» **MATERIAL TO PROCESS**
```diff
+int gemm_ws_f32(int op_b, int M, int N, int K, const float* A, int lda, const float* B, int ldb, float* C, int ldc, const float* bias,
+                int act, float slope, const float* gate, int ldg, int accumulate, hipStream_t stream) {
+  BLVM_REQUIRE(M <= INT_MAX - 16 * WS_RB, "gemm: too many rows");
+  WsArgs g;
+  g.A = A; g.B = B; g.C = C; g.bias = bias; g.gate = gate;
+  g.M = M; g.N = N; g.lda = lda; g.ldb = ldb; g.ldc = ldc; g.ldg = ldg;
+  g.act = act; g.slope = slope; g.accumulate = accumulate;
+  g.b_vec = aligned16(B) && ldb % 4 == 0;
+  g.c_vec = aligned16(C) && ldc % 4 == 0;
+  g.g_vec = gate != nullptr && aligned16(gate) && ldg % 4 == 0;
+  const int nstages = ((M + 15) / 16 + WS_RB - 1) / WS_RB;
+  g.ncg = (N / 16 + WS_WAVES - 1) / WS_WAVES;
+  const long nranges = std::max(1L, std::min<long>(nstages, cu_count() / g.ncg));
+  g.stages_per_range = (int)((nstages + nranges - 1) / nranges);
+  g.nranges = (nstages + g.stages_per_range - 1) / g.stages_per_range;
+  const long groups = (long)g.ncg * g.nranges;
+  BLVM_REQUIRE(groups < (1L << 31) - 1, "gemm: grid too large");
+  const dim3 grid((unsigned)groups);
+  if (op_b == 0) launch_ws<0>(K / 16, g, grid, stream);
+  else launch_ws<1>(K / 16, g, grid, stream);
+  BLVM_CHECK_LAUNCH("gemm_f32");
+  return BLVM_OK;
+}
+
+}
+
+extern "C" int blvm_gemm_path_counts(unsigned long long* out) {
+  BLVM_REQUIRE(out != nullptr, "blvm_gemm_path_counts: null pointer");
+  for (int p = 0; p < 2; ++p) out[p] = blvm::g_path_count[p].load(std::memory_order_relaxed);
+  return BLVM_OK;
+}
+
+extern "C" int blvm_gemm_ws_min_rows(int rows) {
+  return blvm::g_ws_min_rows.exchange(rows < 0 ? blvm::kWsMinRowsDefault : rows, std::memory_order_relaxed);
+}
+
+extern "C" int blvm_gemm_ws_route(int op_a, int M, int N, int K, size_t a_addr, int lda, int split_k, int has_colsum, int operand,
+                                  int min_rows) {
+  return blvm::gemm_ws_route(op_a, M, N, K, (uintptr_t)a_addr, lda, split_k, has_colsum != 0, operand, min_rows) ? 1 : 0;
+}
diff --git a/include/blvm_hip.h b/include/blvm_hip.h
--- a/include/blvm_hip.h
+++ b/include/blvm_hip.h
@@ -43,6 +43,10 @@
                   float* C, int ldc, const float* bias, int act, float slope, const float* gate, int ldg,
                   int accumulate, int split_k, void* stream);
 
+int blvm_gemm_ws_route(int op_a, int M, int N, int K, size_t a_addr, int lda, int split_k, int has_colsum, int operand, int min_rows);
+int blvm_gemm_ws_min_rows(int rows);
+int blvm_gemm_path_counts(unsigned long long* out);
+
 int blvm_act_bwd_f32(const float* dy, const float* y, float slope, float* dz, size_t n, void* stream);
 
 int blvm_wgrad_f32(int N_out, int K_in, int rows, const float* D, int ldd, const float* X, int ldx, float* dW, int lddw, float* db,
```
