void plan_fuse_units(fd_plan *p)
{
    const int n_layers = (int)p->layers.size(), batch = p->B, height = p->H, width = p->W, dtype = p->dtype;
    const uint32_t flags = p->flags, tune = p->tune;
    (void)n_layers; (void)batch; (void)height; (void)width; (void)dtype; (void)flags; (void)tune;
    if (dtype == FD_F32 && !(flags & FD_PLAN_NO_UNIT_FUSION) && (!(flags & FD_PLAN_KEEP_ACTIVATIONS) || (tune & FD_TUNE_FORCE_UNIT_FUSION))) {
        std::vector<int> readers(n_layers, 0);
        for (int i = 0; i < n_layers; ++i) {
            if (p->layers[i].d.src >= 0) ++readers[p->layers[i].d.src];
            if (p->layers[i].d.skip >= 0) ++readers[p->layers[i].d.skip];
        }
        for (int i = 0; i + 1 < n_layers; ++i) {
            Layer &D = p->layers[i], &Pw = p->layers[i + 1];
            if (D.d.op != FD_OP_DW || D.fused_into >= 0 || D.skipped || D.d.src < 0 || readers[i] != 1) continue;
            if (Pw.d.op != FD_OP_PW || Pw.head || Pw.d.src != i || Pw.d.upsample || Pw.fuse_next_dw >= 0 || Pw.to_output) continue;
            const int C = D.d.cin, N = Pw.d.cout, KS = D.d.ksize, S = D.d.stride;
            if (D.d.act != Pw.d.act || D.d.act == FD_ACT_NONE || C % 32 || C > 256 || N % 32) continue;
            if ((double)batch * D.in_h * D.in_w * C >= 2147483648.0 || (double)batch * D.out_h * D.out_w * N * 4.0 >= 4294967296.0) continue;
            int wm = 0, nld = 0;
            if (KS == 3 && S == 1 && D.mode == 0) { wm = 4; nld = 6; }
            else if (KS == 5 && S == 1 && D.mode == 2) { wm = 4; nld = 8; }
            else if (KS == 3 && S == 2 && D.mode == 0) { wm = 2; nld = 10; }
            else continue;
            const int wn = 4 / wm, nt = N / 32 / wn;
            if (nt * wn * 32 != N || !(nt == 1 || nt == 2 || nt == 4) || (wm == 2 && nt == 1)) continue;
            if (!(tune & FD_TUNE_FORCE_UNIT_FUSION) && (C > 64 || D.out_h * D.out_w < 28 * 28)) continue;
            const size_t lds = ((size_t)nld * 32 * 36 + 2 * 32 * wm * 32 + (size_t)N * C + (size_t)KS * KS * C + C) * 4;
            if ((C / 32) & (C / 32 - 1) || lds > 160 * 1024) continue;
            long best = -1; int bth = 0, btw = 0;
            for (int tws = 2; tws <= 5; ++tws) {
                const int tw = 1 << tws;
                if (tw > 32 * wm || (tw > 4 && tw >= 2 * D.out_w)) continue;
                for (int th = 1; th * tw <= 32 * wm && th <= D.out_h; ++th) {
                    const int ph = (th - 1) * S + KS, pw = (tw - 1) * S + KS;
                    if (ph * pw > 32 * nld) continue;
                    const long tiles = (long)ceil_div(D.out_h, th) * ceil_div(D.out_w, tw);
                    const long cost = tiles * (ph * pw + 32 * wm);
                    if (best < 0 || cost < best) { best = cost; bth = th; btw = tws; }
                }
            }
            if (best < 0) continue;
            D.skipped = true;
            Pw.fused_dw = i; Pw.dwpw = true; Pw.pw16_tm = 0;
            Pw.dp_th = bth; Pw.dp_tw = btw; Pw.dp_tiles_x = ceil_div(D.out_w, 1 << btw); Pw.dp_wm = wm; Pw.dp_nt = nt; Pw.dp_nld = nld;
            const long tiles = (long)Pw.dp_tiles_x * ceil_div(D.out_h, bth) * batch;
            Pw.dp_xcd = batch >= 8 ? 1 : 0;
            Pw.grid = dim3((unsigned)(Pw.dp_xcd ? 256 : std::min<long>(256, tiles)));
            Pw.pstr = pick_patch_pitch(32, 1 << btw, ((1 << btw) - 1) * S + KS, S, S == 2 ? 2 : 4);
            Pw.lds = lds + (size_t)nld * 32 * (Pw.pstr - 36) * 4;
            if (i + 2 < n_layers && !(flags & FD_PLAN_KEEP_ACTIVATIONS) && KS == 5 && D.mode == 2 && N == 32 && nt == 1 && wm == 4) {
                Layer &H = p->layers[i + 2];
                if (H.head && H.d.src == i + 1 && H.d.skip < 0 && readers[i + 1] == 1 && H.d.cin == 32) { Pw.fuse_head = i + 2; H.fused_into = i + 1; }
            }
        }
    }

}

void plan_fuse_head_h16(fd_plan *p)
{
    const int n_layers = (int)p->layers.size(), batch = p->B, height = p->H, width = p->W, dtype = p->dtype;
    const uint32_t flags = p->flags, tune = p->tune;
    (void)n_layers; (void)batch; (void)height; (void)width; (void)dtype; (void)flags; (void)tune;
    if (dtype != FD_F32 && !(flags & (FD_PLAN_KEEP_ACTIVATIONS | FD_PLAN_NO_EPILOGUE_FUSION))) {
        std::vector<int> rd(n_layers, 0);
        for (int i = 0; i < n_layers; ++i) {
            if (p->layers[i].d.src >= 0) ++rd[p->layers[i].d.src];
            if (p->layers[i].d.skip >= 0) ++rd[p->layers[i].d.skip];
        }
        for (int i = 0; i + 1 < n_layers; ++i) {
            Layer &Pw = p->layers[i], &H = p->layers[i + 1];
            if (Pw.d.op != FD_OP_PW || Pw.head || Pw.pw16_tm || Pw.dwpw || Pw.fuse_next_dw >= 0 || Pw.skipped || Pw.fused_into >= 0 || Pw.to_output) continue;
            if (!H.head || H.d.src != i || H.d.skip >= 0 || rd[i] != 1 || H.d.cin != Pw.d.cout || Pw.d.cout > 32 || Pw.d.cout % 8 || Pw.n_tiles != 1) continue;
            Pw.fuse_head = i + 1; H.fused_into = i;
        }
    }

}
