#ifdef HE_LDS_TIMING
__device__ uint64_t g_lds_tim[4][4096][5];
#define LDS_T0() uint64_t tim_t0 = __builtin_amdgcn_s_memtime(), tim_bar = 0, tim_r0 = __builtin_amdgcn_s_memrealtime()
#define LDS_BAR()                                                  \
    do {                                                           \
        const uint64_t tb_ = __builtin_amdgcn_s_memtime();         \
        __syncthreads();                                           \
        tim_bar += __builtin_amdgcn_s_memtime() - tb_;             \
    } while (0)
#define LDS_T1(role)                                                                     \
    do {                                                                                 \
        if ((threadIdx.x & 63) == 0 && blockIdx.x < 4096) {                              \
            g_lds_tim[role][blockIdx.x][0] = __builtin_amdgcn_s_memtime() - tim_t0;      \
            g_lds_tim[role][blockIdx.x][1] = tim_bar;                                    \
            const uint64_t r1_ = __builtin_amdgcn_s_memrealtime();                       \
            g_lds_tim[role][blockIdx.x][2] = r1_ - tim_r0;                               \
            g_lds_tim[role][blockIdx.x][3] = tim_r0;                                     \
            g_lds_tim[role][blockIdx.x][4] = r1_;                                        \
        }                                                                                \
    } while (0)
#else
#define LDS_T0() do {} while (0)
#define LDS_BAR() __syncthreads()
#define LDS_T1(role) do {} while (0)
#endif

__device__ __forceinline__ void flush_obs_full(const float* img, float* out, int64_t row0, int lane) {
    asm volatile("" ::: "memory");
    GLOBAL float* dst = (GLOBAL float*)out + row0 * kObs;
    GLOBAL v4f* d4 = (GLOBAL v4f*)dst;
    const v4f* s4 = reinterpret_cast<const v4f*>(img);
    d4[lane] = s4[lane];
    d4[lane + 64] = s4[lane + 64];
    d4[lane + 128] = s4[lane + 128];
    dst[768 + lane] = img[768 + lane];
    asm volatile("" ::: "memory");
}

» **EXERCISE INSTRUCTIONS**
What is the number of lines in the entries above that contain the string "unsigned"? Reply with the number and nothing more.

» **SOLUTION TO THE PROBLEM**
4